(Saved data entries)

# sttts/kcp

Measured on AMD Instinct MI355X. Metric: object-pair diffs/sec (whole node) + achieved HBM GB/s, 10M objs/100k clusters, higher is better.
Workload: dtype u8; 1 GPU; config3: 10000000 pairs / 100000 logical clusters node-wide, 5% mutated (40% ConfigMap/Secret, 40% Deployment, 20% CRD); pairs_per_rank=10000000, passes_in_flight=2, parallelism=shard-by-logical-cluster x1 (LPT)

## Files before the change

include/gpudiff.h:

```cpp
#ifndef GPUDIFF_H
#define GPUDIFF_H

#include <stddef.h>
#include <stdint.h>

#include "gpudiff_format.h"

#ifdef __cplusplus
extern "C" {
#endif

#define GPUDIFF_ABI_VERSION 6

enum {
    GPUDIFF_OK = 0,
    GPUDIFF_E_INVAL = -1,
    GPUDIFF_E_NOMEM = -2,
    GPUDIFF_E_DEVICE = -3,
    GPUDIFF_E_NODEVICE = -4,
    GPUDIFF_E_CAPACITY = -5,
    GPUDIFF_E_STATE = -6,
    GPUDIFF_E_DECODE = -7,
    GPUDIFF_E_NOTFOUND = -8,
};
// ... 166 lines not shown
int gpudiff_dbatch_create(gpudiff_ctx* ctx, uint64_t pool_bytes, uint64_t max_pairs,
                          gpudiff_dbatch** out);
int gpudiff_dbatch_create_view(gpudiff_ctx* ctx, const gpudiff_dbatch* base, gpudiff_dbatch** out);
int gpudiff_dbatch_append(gpudiff_ctx* ctx, gpudiff_dbatch* db, const gpudiff_hbatch* hb);
int gpudiff_dbatch_reset(gpudiff_ctx* ctx, gpudiff_dbatch* db);
int gpudiff_dbatch_stats_get(const gpudiff_dbatch* db, gpudiff_batch_stats* st);
int gpudiff_dbatch_device_view(const gpudiff_dbatch* db, gpudiff_device_view* v);
#define GPUDIFF_EXPORT_COUNTS 0u
#define GPUDIFF_EXPORT_SPEC_IDS 1u
#define GPUDIFF_EXPORT_STATUS_IDS 2u
#define GPUDIFF_EXPORT_DIRTY_IDS 3u
#define GPUDIFF_EXPORT_FLAGS 4u
int gpudiff_dbatch_export(gpudiff_ctx* ctx, const gpudiff_dbatch* db, uint32_t what, void* dst_device,
                          uint64_t max_elems, uint64_t known_count);
int gpudiff_dbatch_bind_gather(gpudiff_ctx* ctx, gpudiff_dbatch* db, void* send_dev, uint32_t cap_spec,
                               uint32_t cap_status);
int gpudiff_dbatch_result_slot(gpudiff_ctx* ctx, gpudiff_dbatch* db, uint32_t slot);
int gpudiff_dbatch_read_pool(gpudiff_ctx* ctx, const gpudiff_dbatch* db, uint64_t off, void* dst,
                             uint64_t bytes);
void gpudiff_dbatch_free(gpudiff_ctx* ctx, gpudiff_dbatch* db);

int gpudiff_cluster_bytes(const gpudiff_pair_row* rows, size_t n, uint32_t n_clusters, uint64_t* out);
int gpudiff_shard_lpt(const uint64_t* weights, uint32_t n_clusters, uint32_t world, int32_t* owner);

int gpudiff_diff(gpudiff_ctx* ctx, gpudiff_dbatch* db, gpudiff_ticket* ticket);
int gpudiff_wait(gpudiff_ctx* ctx, gpudiff_ticket ticket, gpudiff_result* res);
void gpudiff_result_release(gpudiff_ctx* ctx, gpudiff_result* res);
int gpudiff_last_timings(gpudiff_ctx* ctx, gpudiff_timings* t);
int gpudiff_timing_reset(gpudiff_ctx* ctx);
int gpudiff_sync(gpudiff_ctx* ctx);
typedef struct gpudiff_pass_stats {
    uint64_t passes;
    uint64_t small_passes;
    uint64_t small_redone;
    uint64_t redo_arena, redo_deep, redo_paths;
    uint64_t readback_rounds;
} gpudiff_pass_stats;
int gpudiff_pass_stats_get(gpudiff_ctx* ctx, gpudiff_pass_stats* out);

int gpudiff_submit(gpudiff_ctx* ctx, const gpudiff_json_pair* pairs, size_t n,
                   gpudiff_ticket* ticket);

typedef struct gpudiff_store gpudiff_store;

typedef struct gpudiff_event {
    uint32_t slot;
// ... 220 lines not shown
```

include/gpudiff_format.h:

```cpp
#ifndef GPUDIFF_FORMAT_H
#define GPUDIFF_FORMAT_H

#include <stdint.h>

#ifdef __HIPCC__
#define GPUDIFF_HD __host__ __device__
#else
#define GPUDIFF_HD
#endif

#define GPUDIFF_TAG_NULL 0u
#define GPUDIFF_TAG_FALSE 1u
#define GPUDIFF_TAG_TRUE 2u
#define GPUDIFF_TAG_INT 3u
#define GPUDIFF_TAG_FLOAT 4u
#define GPUDIFF_TAG_STR 5u
#define GPUDIFF_TAG_EOBJ 6u
#define GPUDIFF_TAG_EARR 7u

#define GPUDIFF_INLINE_MAX 8u
#define GPUDIFF_PATH_HASH_BITS 32u

#define GPUDIFF_OBJ_HAS_STATUS 0x1u
#define GPUDIFF_OBJ_DECODE_ERR 0x2u
#define GPUDIFF_OBJ_FRESH 0x4u
#define GPUDIFF_TAB_INDEX 0x8000000000000000ull
#define GPUDIFF_TAB_NONE 0xFFFFFFFFu
GPUDIFF_HD static inline uint64_t gpudiff_tab_bytes(uint32_t n, uint64_t key_bytes) {
    return (24ull * n + key_bytes + 127u) & ~(uint64_t)127u;
}

#define GPUDIFF_OBJ_SEED_SHIFT 8u

#ifdef __cplusplus
extern "C" {
#endif

typedef struct gpudiff_pair_row {
    uint64_t off_a;
    uint64_t off_b;
    uint32_t spec_l_a, spec_l_b;
    uint32_t spec_ar_a, spec_ar_b;
    uint32_t stat_l_a, stat_l_b;
    uint32_t stat_ar_a, stat_ar_b;
    uint32_t flags_a, flags_b;
    uint32_t pair_id, cluster_id;
} gpudiff_pair_row;

GPUDIFF_HD static inline uint64_t gpudiff_seg_bytes(uint32_t l, uint32_t arena) {
    return (uint64_t)l * 16u + (uint64_t)arena;
}

#define GPUDIFF_BLOB_ALIGN 128u
GPUDIFF_HD static inline uint64_t gpudiff_blob_body(uint32_t sl, uint32_t sar, uint32_t tl, uint32_t tar) {
    return (gpudiff_seg_bytes(sl, sar) + gpudiff_seg_bytes(tl, tar) + (GPUDIFF_BLOB_ALIGN - 1u)) &
           ~(uint64_t)(GPUDIFF_BLOB_ALIGN - 1u);
}

GPUDIFF_HD static inline uint64_t gpudiff_pair_compare_bytes(const gpudiff_pair_row* r) {
    const uint64_t al = GPUDIFF_BLOB_ALIGN - 1u;
    uint64_t per = 0;
    if ((r->flags_a | r->flags_b) & GPUDIFF_OBJ_DECODE_ERR) return sizeof(gpudiff_pair_row) + 1u;
    {
        const int spec_sz = r->spec_l_a == r->spec_l_b && r->spec_ar_a == r->spec_ar_b;
        const int stat_sz = (r->flags_b & GPUDIFF_OBJ_HAS_STATUS) && r->stat_l_a == r->stat_l_b &&
                            r->stat_ar_a == r->stat_ar_b;
        const uint64_t seg_s = gpudiff_seg_bytes(r->spec_l_a, r->spec_ar_a);
        const uint64_t seg_t = gpudiff_seg_bytes(r->stat_l_a, r->stat_ar_a);
        if (spec_sz && stat_sz) per = (seg_s + seg_t + al) & ~al;
        else if (spec_sz) per = (r->stat_l_a | r->stat_l_b | r->stat_ar_a | r->stat_ar_b) ? seg_s : (seg_s + al) & ~al;
        else if (stat_sz) per = seg_t;
    }
    return sizeof(gpudiff_pair_row) + 1u + 2u * per;
}

#define GPUDIFF_PD_ERR 0x01u
#define GPUDIFF_PD_SPEC_EQ 0x02u
#define GPUDIFF_PD_STAT_EQ 0x04u
#define GPUDIFF_PD_HAS_ST_B 0x08u
#define GPUDIFF_PD_HAS_ST_A 0x10u
#define GPUDIFF_PD_SEED 0x20u
#define GPUDIFF_PD_NO_STAT 0x40u
#define GPUDIFF_PD_SIZE_BITS 19u
#define GPUDIFF_PD_SIZE_MAX 0x7FFFFu
#define GPUDIFF_PD_ESCAPE 0xFFFFFFFFu

typedef struct gpudiff_pair_desc {
    uint32_t w[4];
} gpudiff_pair_desc;

typedef struct gpudiff_pair_geom {
    uint64_t off_a, off_b;
    uint32_t n1, n2, adj_a, adj_b;
    uint32_t bits;
} gpudiff_pair_geom;

GPUDIFF_HD static inline gpudiff_pair_geom gpudiff_pair_geom_of(uint64_t off_a, uint64_t off_b, uint32_t seg_a,
                                                                uint32_t seg_b, uint32_t seg_t, uint32_t bits) {
    gpudiff_pair_geom g;
    const int ok = !(bits & GPUDIFF_PD_ERR);
    const int spec_sz = (bits & GPUDIFF_PD_SPEC_EQ) != 0u;
    const int stat_sz = (bits & GPUDIFF_PD_HAS_ST_B) && (bits & GPUDIFF_PD_STAT_EQ);
    const uint32_t r128 = (seg_a + seg_t + 127u) & ~127u;
    g.off_a = off_a;
    g.off_b = off_b;
    g.n1 = (ok && spec_sz) ? ((!stat_sz && (bits & GPUDIFF_PD_NO_STAT)) ? ((seg_a + 127u) & ~127u) : seg_a) >> 4 : 0u;
    g.n2 = (ok && stat_sz) ? (spec_sz ? r128 - seg_a : seg_t) >> 4 : 0u;
    g.adj_a = seg_a - 16u * g.n1;
    g.adj_b = seg_b - 16u * g.n1;
    g.bits = bits;
    return g;
}

GPUDIFF_HD static inline uint32_t gpudiff_pair_row_bits(const gpudiff_pair_row* r) {
    return (((r->flags_a | r->flags_b) & GPUDIFF_OBJ_DECODE_ERR) ? GPUDIFF_PD_ERR : 0u) |
           ((r->spec_l_a == r->spec_l_b && r->spec_ar_a == r->spec_ar_b) ? GPUDIFF_PD_SPEC_EQ : 0u) |
           ((r->stat_l_a == r->stat_l_b && r->stat_ar_a == r->stat_ar_b) ? GPUDIFF_PD_STAT_EQ : 0u) |
           ((r->flags_b & GPUDIFF_OBJ_HAS_STATUS) ? GPUDIFF_PD_HAS_ST_B : 0u) |
           ((r->flags_a & GPUDIFF_OBJ_HAS_STATUS) ? GPUDIFF_PD_HAS_ST_A : 0u) |
           (((r->flags_a >> GPUDIFF_OBJ_SEED_SHIFT) & 0xFFu) ? GPUDIFF_PD_SEED : 0u) |
           ((r->stat_l_a | r->stat_l_b | r->stat_ar_a | r->stat_ar_b) == 0u ? GPUDIFF_PD_NO_STAT : 0u);
}

GPUDIFF_HD static inline gpudiff_pair_geom gpudiff_pair_row_geom(const gpudiff_pair_row* r) {
    return gpudiff_pair_geom_of(r->off_a, r->off_b, (uint32_t)gpudiff_seg_bytes(r->spec_l_a, r->spec_ar_a),
                                (uint32_t)gpudiff_seg_bytes(r->spec_l_b, r->spec_ar_b),
                                (uint32_t)gpudiff_seg_bytes(r->stat_l_a, r->stat_ar_a), gpudiff_pair_row_bits(r));
}
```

- _Work required_: Look through the entries, and return every line that the word "ifndef" appears in.

- _Response_:
#ifndef GPUDIFF_H
#ifndef GPUDIFF_FORMAT_H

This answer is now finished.